EUA enviaram suspeitos de integrar o Estado Islâmico na Síria para julgamento no Iraque, diz agência

29.05.2019 9:41 Por videos

Oito homens da Bélgica, França, Alemanha, Austrália, Egito e Marrocos foram condenados por seu envolvimento com o grupo terrorista.

Forças dos Estados Unidos transferiram em sigilo ao menos 30 combatentes estrangeiros do Estado Islâmico, capturados na Síria, para serem julgados no Iraque. A informação foi divulgada pela agência Reuters após entrevistas com os suspeitos, fontes iraquianas e consulta a documentos judiciais.

Embora o destino de milhares de combatentes do Estado Islâmico capturados na Síria continue incerto, os cerca de 30 estrangeiros foram capturados pelas Forças Democráticas da Síria (FDS), que têm apoio dos EUA. De acordo com fontes judiciais e do serviço de inteligência, eles foram transferidos ao Iraque em 2017 e 2018.

Oito homens da Bélgica, França, Alemanha, Austrália, Egito e Marrocos condenados por seu envolvimento com o Estado Islâmico foram entrevistados pela Reuters ao comparecerem perante as cortes iraquianas.

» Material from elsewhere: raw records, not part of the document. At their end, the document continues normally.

 __global__ void k_emit4_dp(uint32_t n_inner, const float4* __restrict__ nodes, const float* __restrict__ T, const float* __restrict__ grid,
-                           uint4* __restrict__ wnodes, int* __restrict__ wsrc)
+                           uint4* __restrict__ wnodes, int* __restrict__ wsrc, const wide_leaf_opt lo)
 {
     const uint32_t i = blockIdx.x * blockDim.x + threadIdx.x;
     if (i >= n_inner) return;
     const uint4 EMPTY = make_uint4(0x0000ffffu, 0x0000ffffu, 0x0000ffffu, 0x7fffffffu);
     cbox c[4];
-    const int k = dp_cut<4>(nodes, T, (int)i, c);
+    const int k = dp_cut<4>(nodes, T, (int)i, c, lo);
     for (int j = 0; j < 4; ++j) {
         wnodes[(size_t)i * 4 + j] = (j < k) ? quant_box(c[j].lx, c[j].hx, c[j].ly, c[j].hy, c[j].lz, c[j].hz, c[j].ref, grid) : EMPTY;
         wsrc[(size_t)i * 4 + j] = (j < k) ? c[j].src : -1;
+    }
+}
+
+__global__ void k_wide_leaf_stats(uint32_t n_slots, const uint4* __restrict__ wnodes, uint32_t* __restrict__ stats)
+{
+    const uint32_t s = blockIdx.x * blockDim.x + threadIdx.x;
+    if (s >= n_slots) return;
+    const int r = (int)wnodes[s].w;
+    if (r >= 0) return;
+    const uint32_t c = ((uint32_t)~r & 7u) + 1u;
+    atomicAdd(stats, 1u); atomicAdd(stats + 1, c); atomicMax(stats + 2, c);
+}
+
+__device__ __forceinline__ uint32_t ref_cnt(const uint32_t* cnt, int r) { return r >= 0 ? __ldcg(cnt + r) : ((uint32_t)~r & 7u) + 1u; }
+
+__global__ void k_subtree_cnt(uint32_t n_inner, const float4* __restrict__ nodes, const int* __restrict__ parent,
+                              const uint32_t* __restrict__ need, uint32_t* __restrict__ arrive, uint32_t* cnt)
+{
+    const uint32_t i = blockIdx.x * blockDim.x + threadIdx.x;
+    if (i >= n_inner || need[i] != 0u) return;
+    int n = (int)i;
+    for (;;) {
+        const float4 n3 = nodes[(size_t)n * 4 + 3];
+        __stcg(cnt + n, ref_cnt(cnt, __float_as_int(n3.x)) + ref_cnt(cnt, __float_as_int(n3.y)));
+        __threadfence();
+        const int p = parent[n];
+        if (p < 0) break;
+        if (atomicAdd(arrive + p, 1u) + 1u < need[p]) break;
+        __threadfence();
+        n = p;
+    }
+}
+
+__global__ void k_dfs_order(uint32_t n_inner, const float4* __restrict__ nodes, const int* __restrict__ parent,
+                            const uint32_t* __restrict__ cnt, int2* __restrict__ nref, uint32_t* __restrict__ src)
+{
+    const uint32_t i = blockIdx.x * blockDim.x + threadIdx.x;
+    if (i >= n_inner) return;
+    uint32_t first = 0;
+    for (int c = (int)i, p = parent[i]; p >= 0; c = p, p = parent[p]) {
+        const int l = __float_as_int(nodes[(size_t)p * 4 + 3].x);
+        if (l != c) first += ref_cnt(cnt, l);
+    }
+    const float4 n3 = nodes[(size_t)i * 4 + 3];
+    int r[2] = {__float_as_int(n3.x), __float_as_int(n3.y)};
+    for (int s = 0; s < 2; ++s) {
+        const uint32_t k = ref_cnt(cnt, r[s]);
+        if (r[s] < 0) {
+            const uint32_t old = (uint32_t)~r[s] >> 3;
+            for (uint32_t q = 0; q < k; ++q) src[first + q] = old + q;
+            r[s] = ~(int)((first << 3) | (k - 1u));
+        }
+        first += k;
+    }
+    nref[i] = make_int2(r[0], r[1]);
+}
+
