@@ -548,9 +546,8 @@
 __device__ __forceinline__ void ring3_piece(const WeightRing3& R, int chunk, int k) {
   const int per_wave = R.cf / R.waves;
   const int grp = k / 6, i = k % 6;
-  const int sc = chunk >= R.total ? chunk - R.total : chunk;
-  const float* g = R.glane + (long)sc * R.cf + grp * 1536;
-  const float* gu = R.gbase + (long)sc * R.cf + grp * 1536;
+  const float* g = R.glane + (long)chunk * R.cf + grp * 1536;
+  const float* gu = R.gbase + (long)chunk * R.cf + grp * 1536;
   const unsigned l = R.lds_slot[chunk % B6D_SLOTS] + (unsigned)(grp * 1536 * sizeof(float));
   float* le = R.slot[chunk % B6D_SLOTS] + (threadIdx.x >> 6) * per_wave + 512 + grp * 1536;
   if (i == 0) ring3_dma<-2048>(g, le, l, gu, R.lane_off);
@@ -591,8 +588,6 @@
   }
   R.fill = -1;
   R.issued = 0;
-  R.wrap = 0;
-  R.more = false;
   for (int j = 0; j < B6D_SLOTS; ++j) {
     R.slot[j] = lds + j * R.cf;
     R.lds_slot[j] = R.lds_wave + (unsigned)(j * R.cf * sizeof(float));
@@ -616,7 +611,6 @@
 #endif
 __device__ __forceinline__ void ring3_feed(WeightRing3& R, int half, int num, int den) {
   if (R.fill < 0) return;
-  if (R.fill >= R.total && !R.more) return;
   const int n = ring3_pieces(R), h0 = n / 2;
   int want = half == 0 ? (h0 * num + den - 1) / den : h0 + ((n - h0) * num + den - 1) / den;
   if (want > n) want = n;
@@ -625,24 +619,12 @@
 __device__ __forceinline__ void ring3_mid(WeightRing3& R) {
   DYN_PHASE_T0
   ring3_feed(R, 1, 1, 1);
-  if (R.next + 1 < R.total || R.wrap) ring3_barrier();
+  if (R.next + 1 < R.total) ring3_barrier();
   DYN_PHASE_WAIT(R, R.next);
-  R.fill = (R.next + 2 < R.total || R.wrap) ? R.next + 2 : -1;
+  R.fill = R.next + 2 < R.total ? R.next + 2 : -1;
   R.issued = 0;
 }
-__device__ __forceinline__ void ring3_leave(WeightRing3& R) {
-  if (R.wrap && R.next == R.total - 1) ring3_feed(R, 1, 1, 1);
-  ++R.next;
-}
-__device__ __forceinline__ void ring3_next_pass(WeightRing3& R) {
-  float* s0[B6D_SLOTS];
-  unsigned l0[B6D_SLOTS];
-  for (int j = 0; j < B6D_SLOTS; ++j) { s0[j] = R.slot[j]; l0[j] = R.lds_slot[j]; }
-  for (int j = 0; j < B6D_SLOTS; ++j) { R.slot[j] = s0[(R.total + j) % B6D_SLOTS]; R.lds_slot[j] = l0[(R.total + j) % B6D_SLOTS]; }
-  R.next = 0;
-  R.fill = -1;
-  R.issued = 0;
-}
+__device__ __forceinline__ void ring3_leave(WeightRing3& R) { ++R.next; }
 
 __device__ __forceinline__ float relu1(float v) {
 #if defined(__AMDGCN__)
@@ -664,18 +646,20 @@
 }
 #define DYN_INLINE_LAMBDA __attribute__((always_inline))
 
+template <bool ACC_AGPR = true>
 __device__ __forceinline__ f32x16 mfma_pinned(const u32x4v& a, u32x4v& b, f32x16 c) {
 #if defined(__AMDGCN__)
   asm volatile("" : "+v"(b));
   f32x16 d = mfma_bf16(a, b, c);
-  asm volatile("" : "+a"(d));
+  if constexpr (ACC_AGPR) asm volatile("" : "+a"(d));
+  else asm volatile("" : "+v"(d));
   return d;
 #else
   return mfma_bf16(a, b, c);
 #endif
 }
 
-template <int NT, int NSLOTS, int CP = B6_CHUNK_PAIRS, int AHEAD = B6D_AHEAD, class Feed>
+template <int NT, int NSLOTS, int CP = B6_CHUNK_PAIRS, int AHEAD = B6D_AHEAD, bool ACC_AGPR = true, class Feed>
 __device__ __forceinline__ void mlp_layer_b6_duo(WeightRing3& R, f32x16 (&acc)[NT], Feed&& feed) {
   constexpr int NG = (NSLOTS + 7) / 8;
   constexpr int NP = NG * NT;
@@ -797,37 +781,37 @@
     const B6A& a0 = q[P % QN];
     const B6A& a1 = q[(P + U - 1) % QN];
 #if DYN_SPLIT_TERMS == 6
-    acc[t0] = mfma_pinned(a0.lo, bh, acc[t0]);
-    if constexpr (U == 2) acc[t1] = mfma_pinned(a1.lo, bh, acc[t1]);
-    acc[t0] = mfma_pinned(a0.hi, bl, acc[t0]);
-    if constexpr (U == 2) acc[t1] = mfma_pinned(a1.hi, bl, acc[t1]);
-    acc[t0] = mfma_pinned(a0.mid, bm, acc[t0]);
-    if constexpr (U == 2) acc[t1] = mfma_pinned(a1.mid, bm, acc[t1]);
-#endif
-    acc[t0] = mfma_pinned(a0.mid, bh, acc[t0]);
+    acc[t0] = mfma_pinned<ACC_AGPR>(a0.lo, bh, acc[t0]);
+    if constexpr (U == 2) acc[t1] = mfma_pinned<ACC_AGPR>(a1.lo, bh, acc[t1]);
+    acc[t0] = mfma_pinned<ACC_AGPR>(a0.hi, bl, acc[t0]);
+    if constexpr (U == 2) acc[t1] = mfma_pinned<ACC_AGPR>(a1.hi, bl, acc[t1]);
+    acc[t0] = mfma_pinned<ACC_AGPR>(a0.mid, bm, acc[t0]);
+    if constexpr (U == 2) acc[t1] = mfma_pinned<ACC_AGPR>(a1.mid, bm, acc[t1]);
+#endif
+    acc[t0] = mfma_pinned<ACC_AGPR>(a0.mid, bh, acc[t0]);
     __builtin_amdgcn_sched_barrier(0);
     if constexpr (U == 2) {
       if constexpr (P + AHEAD + 1 < NP) q[(P + AHEAD + 1) % QN] = load(P + AHEAD + 1);
       gap(std::integral_constant<int, 1>{});
-      acc[t1] = mfma_pinned(a1.mid, bh, acc[t1]);
+      acc[t1] = mfma_pinned<ACC_AGPR>(a1.mid, bh, acc[t1]);
       __builtin_amdgcn_sched_barrier(0);
       gap(std::integral_constant<int, 2>{});
     }
-    acc[t0] = mfma_pinned(a0.hi, bm, acc[t0]);
+    acc[t0] = mfma_pinned<ACC_AGPR>(a0.hi, bm, acc[t0]);
     if constexpr (U == 2) {
       __builtin_amdgcn_sched_barrier(0);
       gap(std::integral_constant<int, 3>{});
       dma(std::integral_constant<int, 1>{});
-      acc[t1] = mfma_pinned(a1.hi, bm, acc[t1]);
+      acc[t1] = mfma_pinned<ACC_AGPR>(a1.hi, bm, acc[t1]);
       __builtin_amdgcn_sched_barrier(0);
       gap(std::integral_constant<int, 4>{});
     }
-    acc[t0] = mfma_pinned(a0.hi, bh, acc[t0]);
+    acc[t0] = mfma_pinned<ACC_AGPR>(a0.hi, bh, acc[t0]);
     if constexpr (U == 2) {
       __builtin_amdgcn_sched_barrier(0);
       gap(std::integral_constant<int, 5>{});
       dma(std::integral_constant<int, U>{});
-      acc[t1] = mfma_pinned(a1.hi, bh, acc[t1]);
+      acc[t1] = mfma_pinned<ACC_AGPR>(a1.hi, bh, acc[t1]);
     } else {
       dma(std::integral_constant<int, U>{});
     }
diff --git a/dynibar_amd/csrc/dyn_nets.hip b/dynibar_amd/csrc/dyn_nets.hip
--- a/dynibar_amd/csrc/dyn_nets.hip
+++ b/dynibar_amd/csrc/dyn_nets.hip
@@ -71,6 +71,14 @@
   return [=](int t, int i, int s, int h) -> float { return (float)((double)fn(t, i, s, h) * scale); };
 }
 
+void pack_qkv_by_head(std::vector<float>& out, const float* Wq, const float* Wk, const float* Wv) {
+  for (int hd = 0; hd < 4; ++hd) {
+    pack_net_layer(out, 2, 64, [=](int t, int i, int s, int h) -> float { return (t == 0 ? Wq : Wk)[(size_t)(32 * hd + i) * 128 + chain_feature(s, h)]; });
+    if (hd % 2 == 0)
+      pack_net_layer(out, 2, 64, [=](int t, int i, int s, int h) -> float { return Wv[(size_t)(32 * (hd + t) + i) * 128 + chain_feature(s, h)]; });
+  }
+}
+
 }
 
 enum {
@@ -93,9 +101,6 @@
                           net_layer_chunks(4, SA_L4_STEPS) + 3 * net_layer_chunks(4, SA_L5_STEPS);
 #ifndef DYN_POINTS_DUO
 #define DYN_POINTS_DUO (DYN_SPLIT_TERMS == 3 ? 1 : 0)
-#endif
-#ifndef DYN_POINTS_PERSIST
-#define DYN_POINTS_PERSIST 0
 #endif
 #if DYN_POINTS_DUO
 #define PTS_CP 16
@@ -126,7 +131,8 @@
 constexpr size_t ST_OFF_CTB = ST_OFF_CTA + SA_CT;
 constexpr size_t ST_OFF_CTC = ST_OFF_CTB + SB_CT;
 constexpr size_t ST_OFF_REF = ST_OFF_CTC + SC_CT;
-constexpr size_t ST_BLOB_FLOATS = ST_OFF_REF + 35 * 66 + 36;
+constexpr size_t ST_OFF_B8 = (ST_OFF_REF + 35 * 66 + 36 + 63) / 64 * 64;
+constexpr size_t ST_BLOB_FLOATS = ST_OFF_B8 + (DYN_POINTS_DUO ? (size_t)SB_CHUNKS * PTS_CHUNK : 0);
 
 enum {
   DT_RAYDIR0_W, DT_RAYDIR0_B, DT_RAYDIR2_W, DT_RAYDIR2_B, DT_BASE0_W, DT_BASE0_B, DT_BASE2_W, DT_BASE2_B, DT_VIS0_W, DT_VIS0_B, DT_VIS2_W,
@@ -148,7 +154,8 @@
 constexpr size_t DY_OFF_CTB = DY_OFF_CTA + SA_CT;
 constexpr size_t DY_OFF_POSENC = DY_OFF_CTB + DB_CT;
 constexpr size_t DY_OFF_TIME = DY_OFF_POSENC + 256 * 128;
-constexpr size_t DY_BLOB_FLOATS = DY_OFF_TIME + 256 * 21 + 256 + 35 * 256 + 36;
+constexpr size_t DY_OFF_B8 = (DY_OFF_TIME + 256 * 21 + 256 + 35 * 256 + 36 + 63) / 64 * 64;
+constexpr size_t DY_BLOB_FLOATS = DY_OFF_B8 + (DYN_POINTS_DUO ? (size_t)DB_CHUNKS * PTS_CHUNK : 0);
 __host__ __device__ constexpr int da_c35(int q, int h) { return h == 0 ? q : (q < 17 ? 18 + q : -1); }
 
 __host__ __device__ constexpr int sa_c70(int q, int h) {
@@ -216,6 +223,7 @@
   pack_net_layer(o, 4, SA_L5_STEPS, scaled(chained(T[ST_VIS2_W], nullptr, 128, 128, 128), DYN_ELU_POST));
   pack_net_layer(o, 4, SA_L5_STEPS, scaled(chained(T[ST_VISB0_W], nullptr, 128, 128, 128), DYN_ELU_PRE));
   DYN_REQUIRE(o.size() == ST_OFF_B, "static pack: A stream size mismatch");
+  const auto pack_b = [&](bool by_head) {
 #if DYN_POINTS_DUO
   g_pack_chunk_pairs = PTS_CP;
 #endif
@@ -228,13 +236,19 @@
     }, DYN_ELU_PRE));
   }
   pack_net_layer(o, 4, 129, scaled_wb(chained(T[ST_GEO2_W], T[ST_GEO2_B], 128, 256, 256), 128, DYN_ELU_POST, 1.0));
-  pack_net_layer(o, 4, 64, chained(T[ST_WQ], nullptr, 128, 128, 128));
-  pack_net_layer(o, 4, 64, chained(T[ST_WK], nullptr, 128, 128, 128));
-  pack_net_layer(o, 4, 64, chained(T[ST_WV], nullptr, 128, 128, 128));
+  if (by_head) {
+    pack_qkv_by_head(o, T[ST_WQ], T[ST_WK], T[ST_WV]);
+  } else {
+    pack_net_layer(o, 4, 64, chained(T[ST_WQ], nullptr, 128, 128, 128));
+    pack_net_layer(o, 4, 64, chained(T[ST_WK], nullptr, 128, 128, 128));
+    pack_net_layer(o, 4, 64, chained(T[ST_WV], nullptr, 128, 128, 128));
+  }
   pack_net_layer(o, 4, 64, chained(T[ST_FC], nullptr, 128, 128, 128));
   pack_net_layer(o, 4, 65, scaled(chained(T[ST_OG0_W], T[ST_OG0_B], 128, 128, 128), DYN_ELU_PRE));
   pack_net_layer(o, 4, 65, scaled(chained(T[ST_RGB0_W], T[ST_RGB0_B], 128, 128, 261), DYN_ELU_PRE));
   g_pack_chunk_pairs = B6_CHUNK_PAIRS;
+  };
+  pack_b(false);
   DYN_REQUIRE(o.size() == ST_OFF_C, "static pack: B stream size mismatch");
   {
     const float* W = T[ST_RGB0_W];
@@ -275,7 +289,11 @@
   o.resize(ST_OFF_REF, 0.f);
   for (int i = 0; i < 35 * 66; ++i) o.push_back(T[ST_REFFEAT_W][i]);
   for (int i = 0; i < 35; ++i) o.push_back(T[ST_REFFEAT_B][i]);
-  o.resize(ST_BLOB_FLOATS, 0.f);
+  o.resize(ST_OFF_B8, 0.f);
+#if DYN_POINTS_DUO
+  pack_b(true);
+#endif
+  DYN_REQUIRE(o.size() == ST_BLOB_FLOATS, "static pack: B8 stream size mismatch");
   DYN_REQUIRE(!g_pack_range_error, "dyn_static_net_pack: a weight is outside the half-float range of the split engine (|w| >= 65504 or not finite)");
   for (size_t i = 0; i < ST_BLOB_FLOATS; ++i) blob[i] = o[i];
   return 0;
@@ -1218,23 +1236,6 @@
   return n_cu[slot];
 }
 
-static dim3 points_grid(dim3 full) {
-#if DYN_POINTS_DUO && DYN_POINTS_PERSIST
-  static int n_cu[DYN_MAX_DEVICES] = {0};
-  int dev = 0;
-  (void)hipGetDevice(&dev);
-  const int slot = (dev >= 0 && dev < DYN_MAX_DEVICES) ? dev : 0;
-  if (n_cu[slot] == 0) {
-    hipDeviceProp_t prop;
-    n_cu[slot] = (hipGetDeviceProperties(&prop, dev) == hipSuccess && prop.multiProcessorCount > 0) ? prop.multiProcessorCount : 256;
-  }
-  static const int no_persist = getenv("DYN_POINTS_NO_PERSIST") != nullptr;
-  return (no_persist || full.x <= (unsigned)n_cu[slot]) ? full : dim3((unsigned)n_cu[slot]);
-#else
-  return full;
-#endif
-}
-
 template <bool DYN, int PHASE>
 __global__ void __launch_bounds__(DYN_NET_THREADS, 1) k_net_points(StaticArgs p) {
   constexpr int PHASE_KID = 1;
@@ -1258,24 +1259,7 @@
 
   const int TPR = p.TPR;
   const float one_h0 = h == 0 ? 1.0f : 0.0f;
-  constexpr bool PERSIST = DYN_POINTS_PERSIST && DYN_POINTS_DUO && PHASE == 0;
-  const long n_wg = (p.n_tiles_b + 3) / 4;
-  auto gin_src = [&](long wgi, bool& valid_) DYN_INLINE_LAMBDA {
-    const long tile_ = wgi * 4 + wave;
-    const long ray_ = tile_ / TPR;
-    valid_ = (ray_ < p.R) && ((int)(tile_ - ray_ * TPR) * 32 + j < p.S);
-    return reinterpret_cast<const float4*>(p.ws + p.o.off_gin) + (tile_ < p.n_tiles_b ? tile_ : 0) * SB_GIN_RECS * 64 + lane;
-  };
-#if DYN_POINTS_DUO
-  ring.wrap = PERSIST ? 1 : 0;
-#endif
-  long wgi = blockIdx.x;
-  do {
-  const bool more = PERSIST && wgi + gridDim.x < n_wg;
-#if DYN_POINTS_DUO
-  ring.more = more;
-#endif
-  const long tile = wgi * 4 + wave;
+  const long tile = (long)blockIdx.x * 4 + wave;
   const long ray = tile / TPR;
   const int kt_self = (int)(tile - ray * TPR);
   const int smp = kt_self * 32 + j;
@@ -1301,8 +1285,8 @@
     f32x16 a9[8];
     {
       float gin[129];
-      bool gv;
-      const float4* src = gin_src(wgi, gv);
+      const bool gv = valid;
+      const float4* src = reinterpret_cast<const float4*>(p.ws + p.o.off_gin) + (tile < p.n_tiles_b ? tile : 0) * SB_GIN_RECS * 64 + lane;
 #pragma unroll
       for (int i = 0; i < 32; ++i) {
         const float4 v = gv ? nt_load4<4>(src + i * 64) : make_float4(0.f, 0.f, 0.f, 0.f);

Três deles foram condenados à morte por serem filiados ao grupo terrorista e cinco receberam penas de prisão perpétua. Quatro deles disseram que foram torturados na prisão, porém a agência não conseguiu verificar a afirmação.

es disseram que, depois de serem capturados na Síria, eles passaram por interrogatórios sobre o seu trabalho no Estado Islâmico. Eles afirmaram que foram mantidos, a maioria em solitárias, em bases militares dos EUA na região do Curdistão iraquiano ou na Jordânia e depois entregues à custódia do Iraque.

O Serviço de Contraterrorismo do Iraque (CTS) negou que os detidos tenham sido transferidos da Síria para sua custódia em 2017 e 2018 e negou as alegações de tortura dos detidos.

O Comando Central dos militares dos EUA, que supervisiona as forças norte-americanas no Oriente Médio, não quis comentar as informações, mas reconheceu os desafios representados pelos detidos capturados por milícias curdas, que não têm autoridade reconhecida internacionalmente.

“A questão dos combatentes terroristas estrangeiros sob custódia das FDS na Síria é um problema extremamente complexo”, disse seu porta-voz, capitão Bill Urban.

Os EUA querem que os países assumam a responsabilidade por seus combatentes estrangeiros por meio de “processos, programas de reabilitação ou outras medidas que impeçam suficientemente que os detidos voltem a se envolver com o terrorismo”, disse ele.